Willkommen in unserem Berlin

Da qualche parte si dovrà pur iniziare, no? Allora proviamo a romperlo, questo mutismo post-rientro, cerchiamo di dare una forma a tutte queste sensazioni che il viaggio a Berlino ha scatenato in me.
Intanto, piccola premessa che alcuni di voi si sono già cuccati in diretta: studio tedesco dal 1994, lo insegno ufficialmente dal 2007, eppure per la Germania non ho mai sentito tutto questo gran trasporto.
Ho sempre bazzicato luoghi e culture anglofone, ho sempre preferito usare l’inglese per comunicare coi turisti che ho incontrato lavorando nel turismo nella mia zona (Liz sa quanto mi vergogni a parlare tedesco di fronte a chi il tedesco lo sa meglio di me!). Nel 2008 sono stata trascinata in Baviera dalla mia collega americana per accompagnare i nostri alunni nella tappa finale di quel triennio di progetto Comenius, e piano piano… la Germania ha iniziato a fare breccia in me. Ma i tempi non erano ancora maturi per Berlino: quell’autunno Riccardo e io siamo stati a Londra -un ritorno per me, un colpo di fulmine per lui-, poi a Pasqua 2009 ci siamo gettati tra le braccia di Parigi (e ho dato una spolverata al mio francese, che non fa mai male, no?). E poi, è successo tutto insieme: ho passato l’estate a programmare il nostro viaggio autunnale a Madrid, che poi è saltato perché a settembre ho sostituito per un mese al biennio la collega di tedesco, in maternità, e quando è arrivata la sostituta ufficiale, Alessandra*, che ha vissuto a lungo a Berlino ed era disposta a rispondere a tutte le mie curiosità, ho messo da parte la guida di Madrid e ho tirato fuori quella di Berlino. Eravamo pronti.

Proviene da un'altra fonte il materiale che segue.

# alphacep/vosk-tts

Hardware: NVIDIA H100
Metric: audio samples/sec @22.05kHz, 128-phoneme utterance (higher is better)
Workload: dtype fp32 (flow/decoder convs + attention: bf16 hi+lo split x3 MMAs on wgmma, fp32 accumulate; rest fp32 FFMA)

## Files before the change

### vosk_tts_b200/csrc/conv_tc.cuh

```cuda
#pragma once
#include <type_traits>
#include <cuda.h>
#include <cuda_bf16.h>
#include <cuda_runtime.h>
#include <stdint.h>
#include "wgmma.cuh"

namespace vtts {

constexpr int TC_BM = 128;
constexpr int TC_BK = 64;
#ifndef VTTS_TC_AST64
#define VTTS_TC_AST64 3
#endif
#ifndef VTTS_TC_WST64
#define VTTS_TC_WST64 4
#endif
#ifndef VTTS_TC_AST128
#define VTTS_TC_AST128 3
#endif
#ifndef VTTS_TC_WST128
#define VTTS_TC_WST128 4
#endif
template <int BN> constexpr int tc_ast() { return BN == 64 ? VTTS_TC_AST64 : VTTS_TC_AST128; }
template <int BN> constexpr int tc_wst() { return BN == 64 ? VTTS_TC_WST64 : VTTS_TC_WST128; }
constexpr int TC_CWG = 2;
constexpr int TC_THREADS = TC_CWG * 128 + 32;
constexpr int TC_MAXP = 4;

enum : int { TCE_RELU = 1, TCE_GATE = 2 };

struct TcProblemBase {
  CUtensorMap a_hi, a_lo, w_hi, w_lo;
  __nv_bfloat16* p_mid;
  const float* bias;
  const float* cond;
  const float* res;
  float* y;
  __nv_bfloat16* p_hi;
  __nv_bfloat16* p_lo;
  int cond_ld, ldr, roff, ldy, yoff, ldp, poff;
  int Cin, Cout, k, dil, pad;
  int out_mul, out_add;
  int in_extra, out_seq_extra;
  int epi;
  float alpha, pl_slope;
  int split;
  int cl0;
};
struct TcProblem : TcProblemBase {
  CUtensorMap a_mid, w_mid;
};

struct TcBatchScalars {
  int n;
  int rmul;
  int tall;
  int a_bytes;
  int baseoff;
  int cn;
  int wpre;
  int np;
  int ast, wst;
  int dbgskip;
  int wmc;
  int persist;
  int gx, gy, gz;
  int split;
  int mixed;
  int nb;
  unsigned long long* dbg;
};
template <class PT, int MP = TC_MAXP>
struct TcBatchT : TcBatchScalars {
  PT p[MP];
};
using TcBatch = TcBatchT<TcProblem>;
template <int MP>
inline TcBatchT<TcProblemBase, MP> tc_lite(const TcBatch& tb) {
  TcBatchT<TcProblemBase, MP> l;
  static_cast<TcBatchScalars&>(l) = tb;
  for (int i = 0; i < MP; ++i) l.p[i] = tb.p[i];
  return l;
}
__device__ __forceinline__ unsigned long long gtimer() {
  unsigned long long t;
  asm volatile("mov.u64 %0, %globaltimer;" : "=l"(t));
  return t;
}
#define TC_STAMP(i) do { if (tb.dbg && blockIdx.x == 0 && blockIdx.y == 0 && blockIdx.z == 0) tb.dbg[i] = gtimer(); } while (0)

__device__ __forceinline__ void tma_load_2d(void* dst, const CUtensorMap* map, int c0, int c1, uint64_t* bar) {
  asm volatile(
      "cp.async.bulk.tensor.2d.shared::cluster.global.mbarrier::complete_tx::bytes [%0], [%1, {%3, %4}], [%2];" ::"r"(smem_u32(dst)),
      "l"(reinterpret_cast<uint64_t>(map)), "r"(smem_u32(bar)), "r"(c0), "r"(c1)
      : "memory");
}
__device__ __forceinline__ void tma_load_2d_mc(void* dst, const CUtensorMap* map, int c0, int c1, uint64_t* bar, uint16_t mask) {
  asm volatile(
      "cp.async.bulk.tensor.2d.shared::cluster.global.mbarrier::complete_tx::bytes.multicast::cluster [%0], [%1, {%3, %4}], [%2], %5;" ::"r"(
          smem_u32(dst)),
      "l"(reinterpret_cast<uint64_t>(map)), "r"(smem_u32(bar)), "r"(c0), "r"(c1), "h"(mask)
      : "memory");
}
__device__ __forceinline__ uint32_t cluster_rank() {
  uint32_t r;
  asm volatile("mov.u32 %0, %%cluster_ctarank;" : "=r"(r));
  return r;
}
__device__ __forceinline__ void mbar_arrive_remote(uint64_t* bar, uint32_t rank) {
  uint32_t ra;
  asm volatile("mapa.shared::cluster.u32 %0, %1, %2;" : "=r"(ra) : "r"(smem_u32(bar)), "r"(rank));
  asm volatile("mbarrier.arrive.release.cluster.shared::cluster.b64 _, [%0];" ::"r"(ra) : "memory");
}
__device__ __forceinline__ void tc_release(uint64_t* bar, int n) {
  if (n > 1) {
    for (int r = 0; r < n; ++r) mbar_arrive_remote(bar, (uint32_t)r);
  } else {
    mbar_arrive(bar);
  }
}
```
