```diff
@@ -297,19 +355,27 @@
   const int CH = planes_chunk();
   const int nch = (L + CH - 1) / CH;
   const size_t stage = (size_t)2 * (CIN / 8) * nch * CH * 16;
-  const size_t fixed = (size_t)2 * 9 * CIN * COUT * 2 + COUT * 4 + 2 * kCpMaxStages * 8;
+  const size_t op_slot = (size_t)((c.res ? 2 * GO : 0) + (c.mask ? GO : 0)) * MT * 16;
+  const size_t fixed = (RING ? kCpOpSlots * op_slot : 0) + (size_t)2 * 9 * CIN * COUT * 2 + COUT * 4 +
+                       (2 * kCpMaxStages + 2 * kCpOpSlots) * 8;
   int nb = kCpMaxStages;
   while (nb > 1 && nb * stage + fixed > 227 * 1024) --nb;
   if (nb < 2) return kPlanesTryNext;
   const size_t smem = nb * stage + fixed;
-  CUtensorMap tm;
-  SEEDRL_TRY(make_plane_map(&tm, c.in, Lp, 2 * (CIN / 8), 0, CH, nch, 2 * (CIN / 8)));
+  ConvpMaps tm;
+  memset(&tm, 0, sizeof tm);
+  SEEDRL_TRY(make_plane_map(&tm.in, c.in, Lp, 2 * (CIN / 8), 0, CH, nch, 2 * (CIN / 8)));
+  if (RING && c.res) SEEDRL_TRY(make_plane_map(&tm.res, c.res, Lp, 2 * GO, g.PW + 1, CH, MT / CH, 2 * GO));
+  if (RING && c.mask) SEEDRL_TRY(make_plane_map(&tm.mask, c.mask, Lp, GO, g.PW + 1, CH, MT / CH, GO));
   static bool attr = false;
   if (!attr) {
-    SEEDRL_CUDA(cudaFuncSetAttribute(convp_kernel<CIN, COUT, NSUB>, cudaFuncAttributeMaxDynamicSharedMemorySize,
-                                     227 * 1024));
+    SEEDRL_CUDA(cudaFuncSetAttribute(convp_kernel<CIN, COUT, NSUB, RING>,
+                                     cudaFuncAttributeMaxDynamicSharedMemorySize, 227 * 1024));
     attr = true;
   }
+  static const bool dbg = getenv("SEEDRL_DEBUG_LAUNCH") != nullptr;
+  if (dbg) fprintf(stderr, "convp<%d,%d,%d,%d> nb=%d stage=%zu op_slot=%zu smem=%zu\n", CIN, COUT, NSUB, (int)RING, nb,
+                   stage, op_slot, smem);
   ConvpArgs a;
   a.g = g; a.Lp = (int)Lp; a.nch = nch; a.chunk = CH; a.nb = nb;
   a.ntiles = (int)((Lp - g.PW - 1 + MT - 1) / MT);
@@ -318,10 +384,16 @@
   a.out_raw = reinterpret_cast<uint4*>(c.out_raw); a.out_relu = reinterpret_cast<uint4*>(c.out_relu);
   a.out_nhwc = c.out_nhwc; a.err = c.err;
   const int grid = a.ntiles < kNumSMs ? a.ntiles : kNumSMs;
-  convp_kernel<CIN, COUT, NSUB><<<grid, kCpThreads, smem, st>>>(tm, a);
+  convp_kernel<CIN, COUT, NSUB, RING><<<grid, kCpThreads, smem, st>>>(tm, a);
   count_launch(g_conv_cat, st);
   SEEDRL_CHECK_LAUNCH();
   return SEEDRL_OK;
+}
+
+template <int CIN, int COUT, int NSUB>
+static int launch_convp(const PlaneConv& c, cudaStream_t st) {
+  const bool ring = (c.mask || c.res) && !c.out_relu;
+  return ring ? launch_convp<CIN, COUT, NSUB, true>(c, st) : launch_convp<CIN, COUT, NSUB, false>(c, st);
 }
 
 bool convp_supported(int cin, int cout) {
```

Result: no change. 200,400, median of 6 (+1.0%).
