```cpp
static int cas_tail_batched(const CasEvalArgs& a, const EvalPlan& p, const double* J, const double* Wpre, hipStream_t st)
{
    Stage1Variant v;
    if (int rc = stage1_variant(a.N, &v)) return rc;
#define OOVQE_LAUNCH_TAIL(KS_)                                                                    \
    do {                                                                                          \
        if (int rc_ = oovqe_ensure_dynamic_lds((const void*)cas_tail_kernel<KS_>, p.tail_lds)) return rc_; \
        hipLaunchKernelGGL((cas_tail_kernel<KS_>), dim3(a.batch), dim3(TAIL_THREADS), p.tail_lds, st, J, a.C, Wpre, \
                           a.gamma, a.Gamma, a.nrdm, a.N, a.n_occ, a.ncas, p.tail_nc, a.nuc, a.nuc_arr, a.kap_row, \
                           a.kap_col, a.n_kappa, a.out.c0, a.out.E, a.out.gvec, a.out.dE, a.out.c1, a.out.c2,       \
                           a.out_stride);                                                         \
    } while (0)
    oovqe_profile_mark_start_l(st, LABEL_P_TO_N);
    OOVQE_TAIL_DISPATCH(tail_depth(a.N, v), OOVQE_LAUNCH_TAIL)
    oovqe_profile_mark_stop(st);
#undef OOVQE_LAUNCH_TAIL
    OOVQE_CHECK_LAUNCH("cas_eval/tail");
    return 0;
}

static bool fused_plan(int N, int M, int batch, int n_cu, long chunks_opt, FusedPlan* fp)
{
    if (M > 16 || N > 48 || N < 1) return false;
    const long m2 = (long)M * M, m3 = m2 * M;
    if (chunks_opt <= 0 && (long)batch * N * N < 48L * n_cu) return false;
    long target = n_cu / batch;
    long nchunk0 = chunks_opt > 0 ? chunks_opt : target / N;
    if (nchunk0 < 1) nchunk0 = 1;
    const long cap = (2L * N * m2 - m3) / (m3 + N);
    if (cap < 1) return false;
    if (nchunk0 > cap) nchunk0 = cap;
    int qc = N, nchunk = 1;
    if (nchunk0 > 1) {
        qc = 4 * (int)((N + 4 * nchunk0 - 1) / (4 * nchunk0));
        nchunk = (N + qc - 1) / qc;
    }
    const int QR = (qc + 3) & ~3, CR = (nchunk - 1) * qc + QR;
    int ldb = (int)((m2 + 15) / 16 * 16);
    if (ldb % 32 == 0) ldb += 16;
    const size_t fixed = ((size_t)CR * 16 + 64 + 8) * sizeof(double);
    const size_t block = (size_t)QR * ldb * sizeof(double);
    const size_t task_stage = (size_t)m3 * sizeof(double);
    const long Tg = (long)nchunk * N;
    long wpg = target < 1 ? 1 : target;
    if (wpg > Tg) wpg = Tg;
    const size_t lds_cap = 160 * 1024;
    if (fixed + 2 * block + task_stage > lds_cap) return false;
    const long max_tasks = (long)((lds_cap - fixed - 2 * block) / task_stage);
    if ((Tg + wpg - 1) / wpg > max_tasks) wpg = (Tg + max_tasks - 1) / max_tasks;
    const long ntask = (Tg + wpg - 1) / wpg;
    long nbuf = (long)((lds_cap - fixed - (size_t)ntask * task_stage) / block);
    if (nbuf > 3) nbuf = 3;
    fp->nchunk = nchunk;
    fp->qc = qc;
    fp->nbuf = (int)nbuf;
    fp->ldb = ldb;
    fp->wpg = (int)wpg;
    fp->lds_bytes = fixed + (size_t)nbuf * block + (size_t)ntask * task_stage;
    return true;
}

static int half_transform_fused_batched(const double* g_ao, const double* C, int N, int M, double* T3,
                                        double* Cdup, const FusedPlan& fp, const Stage1& s, int batch, hipStream_t st)
{
#define OOVQE_LAUNCH_FUSED(KC_, NS_, NPC_)                                                        \
    do {                                                                                          \
        if (int rc_lds = oovqe_ensure_dynamic_lds((const void*)half_transform_fused_kernel<KC_, NS_>, 160 * 1024)) return rc_lds; \
        hipLaunchKernelGGL((half_transform_fused_kernel<KC_, NS_>), dim3(fp.wpg, batch),          \
                           dim3(HALF_WAVES * 64), fp.lds_bytes, st, g_ao, C, T3, Cdup, N, M,      \
                           fp.nchunk, fp.qc, fp.nbuf, fp.ldb);                                    \
    } while (0)
    oovqe_note_stage1("%s", s.name);
    oovqe_profile_mark_start(st);
    OOVQE_STAGE1_DISPATCH(s.v, OOVQE_LAUNCH_FUSED)
    oovqe_profile_mark_stop(st);
#undef OOVQE_LAUNCH_FUSED
    OOVQE_CHECK_LAUNCH("cas_eval/half_transform_fused");
    return 0;
}

static unsigned eri_slab_packed_elems(int N) { return eri_slab_pitch(N); }

extern "C" int64_t oovqe_eri_packed_size(int N)
{
    if (N < 1) return 0;
    if (N > 48) {
        const int64_t nst = (N + 15) / 16;
        return (int64_t)N * (N + 1) / 2 * (nst * (nst + 1) / 2) * 256;
    }
    return (int64_t)N * (N + 1) / 2 * eri_slab_packed_elems(N);
}

extern "C" int oovqe_eri_pack(const double* g_ao, int N, int batch, double* packed, oovqe_stream_t stream)
{
    OOVQE_REQUIRE(g_ao && packed, "eri_pack: null pointer");
    OOVQE_REQUIRE(N >= 1 && N <= 4096 && batch >= 1 && batch <= 65535, "eri_pack: N=%d batch=%d", N, batch);
    if (N > 48) {
        hipLaunchKernelGGL(eri_tiles_pack_kernel, dim3((unsigned)((long)N * (N + 1) / 2), batch), dim3(256), 0,
                           (hipStream_t)stream, g_ao, packed, N, (N + 15) / 16);
        OOVQE_CHECK_LAUNCH("eri_pack/tiles");
        return 0;
    }
    hipLaunchKernelGGL(eri_pack_kernel, dim3((unsigned)(N * (N + 1) / 2), batch), dim3(256), 0,
                       (hipStream_t)stream, g_ao, packed, N, eri_slab_packed_elems(N));
    OOVQE_CHECK_LAUNCH("eri_pack");
    return 0;
}

static int half_tri_batched(const double* g_ao, const double* C, int N, int M, double* J, int batch,
                            hipStream_t st, const Stage1& s)
{
    const int tiled = s.tiled;
    const bool packed_src = s.kernel == S1_TRI_REG;
    OOVQE_REQUIRE(!packed_src || tiled == 2, "cas_eval: packed integrals need both symmetry flags");
    OOVQE_REQUIRE(M >= 1 && M <= 16 && N >= M && N <= 48, "cas_eval: half_tri N=%d M=%d", N, M);
    const long tri = (long)N * (N + 1) / 2;
    const long n_cu = oovqe_cu_count();
    const long w_max = (tri + HALF_WAVES - 1) / HALF_WAVES;
    long W = n_cu / batch;
    if (W < 1) W = 1;
    if (W > w_max) W = w_max;
    if (oovqe_opt(OOVQE_OPT_TRI_PLAIN_W) == 0) {
        auto cost = [&](long w) {
            return ((long)batch * w + n_cu - 1) / n_cu * ((tri + w * HALF_WAVES - 1) / (w * HALF_WAVES) + 3);
        };
        long best = cost(W);
        for (long w = 1; w <= 16 && w <= w_max; ++w)
            if (cost(w) < best) { best = cost(w); W = w; }
    }
    const long n_rounds = (tri + W * HALF_WAVES - 1) / (W * HALF_WAVES);
    const size_t round_bytes = (size_t)HALF_WAVES * M * M * sizeof(double);
    const size_t fixed_bytes = (64 + 128) * sizeof(double);
    if (packed_src) {
        const int npc = s.v.npc;
        OOVQE_REQUIRE((size_t)npc * 1024 >= eri_slab_packed_elems(N) * sizeof(double),
                      "cas_eval: half_tri_reg slab of N=%d exceeds %d KB", N, npc);
        constexpr int R = TRI_REG_R;
        const size_t slot_bytes = (size_t)HALF_WAVES * npc * 1024;
        long ph = (long)((160 * 1024 - fixed_bytes - slot_bytes) / round_bytes) / R * R;
        OOVQE_REQUIRE(ph >= R, "cas_eval: half_tri_reg staging does not fit LDS (M=%d)", M);
        const long nr_up = (n_rounds + R - 1) / R * R;
        if (ph > nr_up) ph = nr_up;
        const size_t lds_reg = fixed_bytes + slot_bytes + (size_t)ph * round_bytes;
#define OOVQE_LAUNCH_TRI_REG(KC_, NS_, NPC_)                                                      \
    do {                                                                                          \
        if (int rc_ = oovqe_ensure_dynamic_lds((const void*)half_tri_reg_kernel<KC_, NS_, NPC_, R>, 160 * 1024)) return rc_; \
        hipLaunchKernelGGL((half_tri_reg_kernel<KC_, NS_, NPC_, R>), dim3((unsigned)W, batch),    \
                           dim3(HALF_WAVES * 64), lds_reg, st, g_ao, C, J, N, M, (int)ph);        \
// ... 750 lines not shown
```

Before: 588,100 evals/s.

## Restructure CAS tail transform: scatter half-transformed tiles then one batched C back-transform

Instead of transforming each tile pair back through C immediately (with syncs per tile and a T3 scratch buffer), the tail kernel now scatters first-stage MFMA results straight into a padded Gc buffer using a precomputed packed index table. It then runs a single second-stage pass over column tiles with C fragments loaded just before it. This removes per-tile __syncthreads and the tri_decode/table lookups, hoists the af fragment load out of the tile loop, and uses an odd-multiple pitch to reduce LDS bank conflicts. The cost is a different LDS layout sized 4*KS*pitch, extra zero-fill of padding, and a later cfa load that cannot overlap the stream.

```diff
diff --git a/auto_oo_amd/csrc/cas.hip b/auto_oo_amd/csrc/cas.hip
--- a/auto_oo_amd/csrc/cas.hip
+++ b/auto_oo_amd/csrc/cas.hip
@@ -2417,6 +2417,7 @@
     if (hi < no) return lo == hi || x == lo || x == hi;
     return x >= no || x == lo;
 }
+__host__ __device__ inline int tail_pitch(int NC) { return 16 * (((NC + 15) / 16) | 1); }
 
 #ifdef OOVQE_TAIL_PROBE
 constexpr int TAIL_PROBE_WGS = 512, TAIL_PROBE_MARKS = 32;
@@ -2468,8 +2469,9 @@
         c2 += gi * out_stride;
         if (nuc_arr) nuc = nuc_arr[gi];
     }
+    const int LDG = tail_pitch(NC), nct = (NC + 15) / 16;
     double* Gc = lds;
-    double* Cl = Gc + (size_t)N * NC;
+    double* Cl = Gc + (size_t)4 * KS * LDG;
     double* hn = Cl + (size_t)N * M;
     double* FIn = hn + (size_t)N * M;
     double* gml = FIn + (size_t)N * M;
@@ -2480,21 +2482,9 @@
     int* krow = wcnt + NW;
     int* kcol = krow + n_kappa;
     double* scr = Cp + N + (M3 + NW + 2 * n_kappa + 1) / 2;
-    const int LDP = M * 16 + 8;
+    int* tabp = reinterpret_cast<int*>(scr + (size_t)N * N);
 
     typedef unsigned v2u __attribute__((ext_vector_type(2)));
-    const __amdgpu_buffer_rsrc_t csrd = __builtin_amdgcn_make_buffer_rsrc(
-        const_cast<double*>(C), 0, (int)((size_t)N * N * sizeof(double)), 0x00020000);
-    double cfa[NTN][KS];
-#pragma unroll
-    for (int nt = 0; nt < NTN; ++nt)
-#pragma unroll
-        for (int ks = 0; ks < KS; ++ks) {
-            const int pp = 4 * ks + lq, n = 16 * nt + lr;
-            const v2u v = __builtin_amdgcn_raw_buffer_load_b64(
-                csrd, (pp < N && n < N) ? (unsigned)((pp * N + n) * (int)sizeof(double)) : 0x7fffffffu, 0, 0);
-            cfa[nt][ks] = __builtin_bit_cast(double, v);
-        }
     constexpr bool COLQ_REGS = KS < 12;
     int colq[KS];
 #pragma unroll
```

La sera del 3 aprile, la partenza. Volo EasyJet Pisa-Berlino, poi un tot di giri concentrici per raggiungere l’albergo in metropolitana. Che non è così difficile, di solito, ma non avevamo tenuto conto che in piena notte la metro è aperta ma le linee sono leggermente ridotte. In ogni modo la prendiamo a ridere, e all’inversione di marcia numero 5438 un ferrotramviere compassionevole ci chiede se vogliamo andare ad Alexanderplatz (saremo noi che ce l’abbiamo scritto in faccia?) e ci indirizza alla linea giusta. In carrozza troviamo l’ennesimo gruppo di giovani autoctoni sbronzi, e uno di loro, particolarmente sbronzo, indica la mia guida e chiede se stiamo arrivando o stiamo partendo. Ci augura quindi buon viaggio, è sicuro che ci divertiremo a Berlino, e sono sicura anch’io, e mi verrebbe voglia di stringergli la mano, ma ho paura che stia per vomitare ed evito.
All’arrivo ad Alexanderplatz ci chiediamo quale sarà l’uscita giusta per non fare 1000 giri intorno alla piazza per cercare l’albergo. Ne prendiamo una caso, prendiamo una direzione a caso, e sbam! Il nostro hotel. Come pensavamo di non trovarlo, Dio solo lo sa.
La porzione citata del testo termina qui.